[[ PROVIDED DATA, beginning ]]

+    const f2_t* const thr_lds = reinterpret_cast<const f2_t*>(lds + R_ZS_THR) + l15;
+    auto acc_init = [&](float sb_, float eb_) __attribute__((always_inline)) {
+        const float is = 1.0f / sb_, g = eb_ * is;
+#pragma unroll
+        for (int cb = 0; cb < 8; ++cb) {
+            int nt = 0;
+            if (!SAMPLE) {
+                const f2_t h = thr_lds[cb * 16];
+                nt = i8_neg_threshold(h[0], is, h[1], g);
+            }
+#pragma unroll
+            for (int rb = 0; rb < 4; ++rb)
+#pragma unroll
+                for (int r = 0; r < 4; ++r) acc[rb][cb][r] = nt;
+        }
+    };
+    const uint32_t log_region = (stream * n_qt + qt) * 8u + static_cast<uint32_t>(wid);
+    const uint64_t region = static_cast<uint64_t>(log_region) * a.log_cap;
+    uint32_t log_pos = 0;
+    uint64_t* const zs_key = reinterpret_cast<uint64_t*>(lds + R_ZS_LOG + wid * (R_ZS_ENTRIES * 12));
+    uint32_t* const zs_q = reinterpret_cast<uint32_t*>(zs_key + R_ZS_ENTRIES);
+    uint32_t zs_n = 0;
+    auto zs_flush = [&]() __attribute__((always_inline)) {
+        for (uint32_t i = static_cast<uint32_t>(__builtin_amdgcn_mbcnt_hi(~0u, __builtin_amdgcn_mbcnt_lo(~0u, 0u))); i < zs_n; i += 64u) {
+            const uint64_t key = zs_key[i];
+            const uint32_t qi = zs_q[i];
+            const uint32_t pos = log_pos + i;
+            if (pos < a.log_cap) { a.log_key[region + pos] = key; a.log_q[region + pos] = qi; }
+            else atomicOr(&a.q_over[qi], 1u);
+        }
+        log_pos += zs_n;
+        zs_n = 0;
+        asm volatile("s_waitcnt vmcnt(0)" ::: "memory");
+    };
+
+    acc_init(sb, eb);
+    uint32_t sib = 0;
+    auto slab = [&](auto j_tag, const unsigned char* a2, int sq, int sqn, auto&& head, bool landed = false) __attribute__((always_inline)) {
+        constexpr int J = decltype(j_tag)::value;
+        constexpr int J2 = (J + 2) % 3;
+        if (!landed) asm volatile("s_waitcnt vmcnt(4)" : "+v"(fa[J][0]), "+v"(fa[J][1]), "+v"(fa[J][2]), "+v"(fa[J][3]) :: "memory");
+        head();
+        __builtin_amdgcn_sched_barrier(0);
+#pragma unroll
+        for (int c = 0; c < 8; ++c) {
+#pragma unroll
+            for (int rb = 0; rb < 4; ++rb) {
+                asm volatile("v_mfma_i32_16x16x64_i8 %0, %1, %2, %0" : "+v"(acc[rb][c]) : "v"(fa[J][rb]), "v"(fb[c & 3]));
+                __builtin_amdgcn_sched_barrier(0);
+            }
+            if (c < 4) dfetch(fa[J2][c], static_cast<uint32_t>(offF), a2 + static_cast<uint32_t>(c) * piece_row_stride);
+            fb[(c + 3) & 3] = c + 3 < 8 ? ldq(sq, c + 3) : ldq(sqn, c + 3 - 8);
+            __builtin_amdgcn_sched_barrier(0);
+        }
+    };
+    using J0 = std::integral_constant<int, 0>;
+    using J1 = std::integral_constant<int, 1>;
+    using J2t = std::integral_constant<int, 2>;
+
+    if (unit_of(k_cur) < n_units) for (;;) {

[[ PROVIDED DATA, end ]]

WHAT YOU WILL DO:
Reproduce every line in the records above that contains the word "float".

EXERCISE RESULT:
+    auto acc_init = [&](float sb_, float eb_) __attribute__((always_inline)) {
+        const float is = 1.0f / sb_, g = eb_ * is;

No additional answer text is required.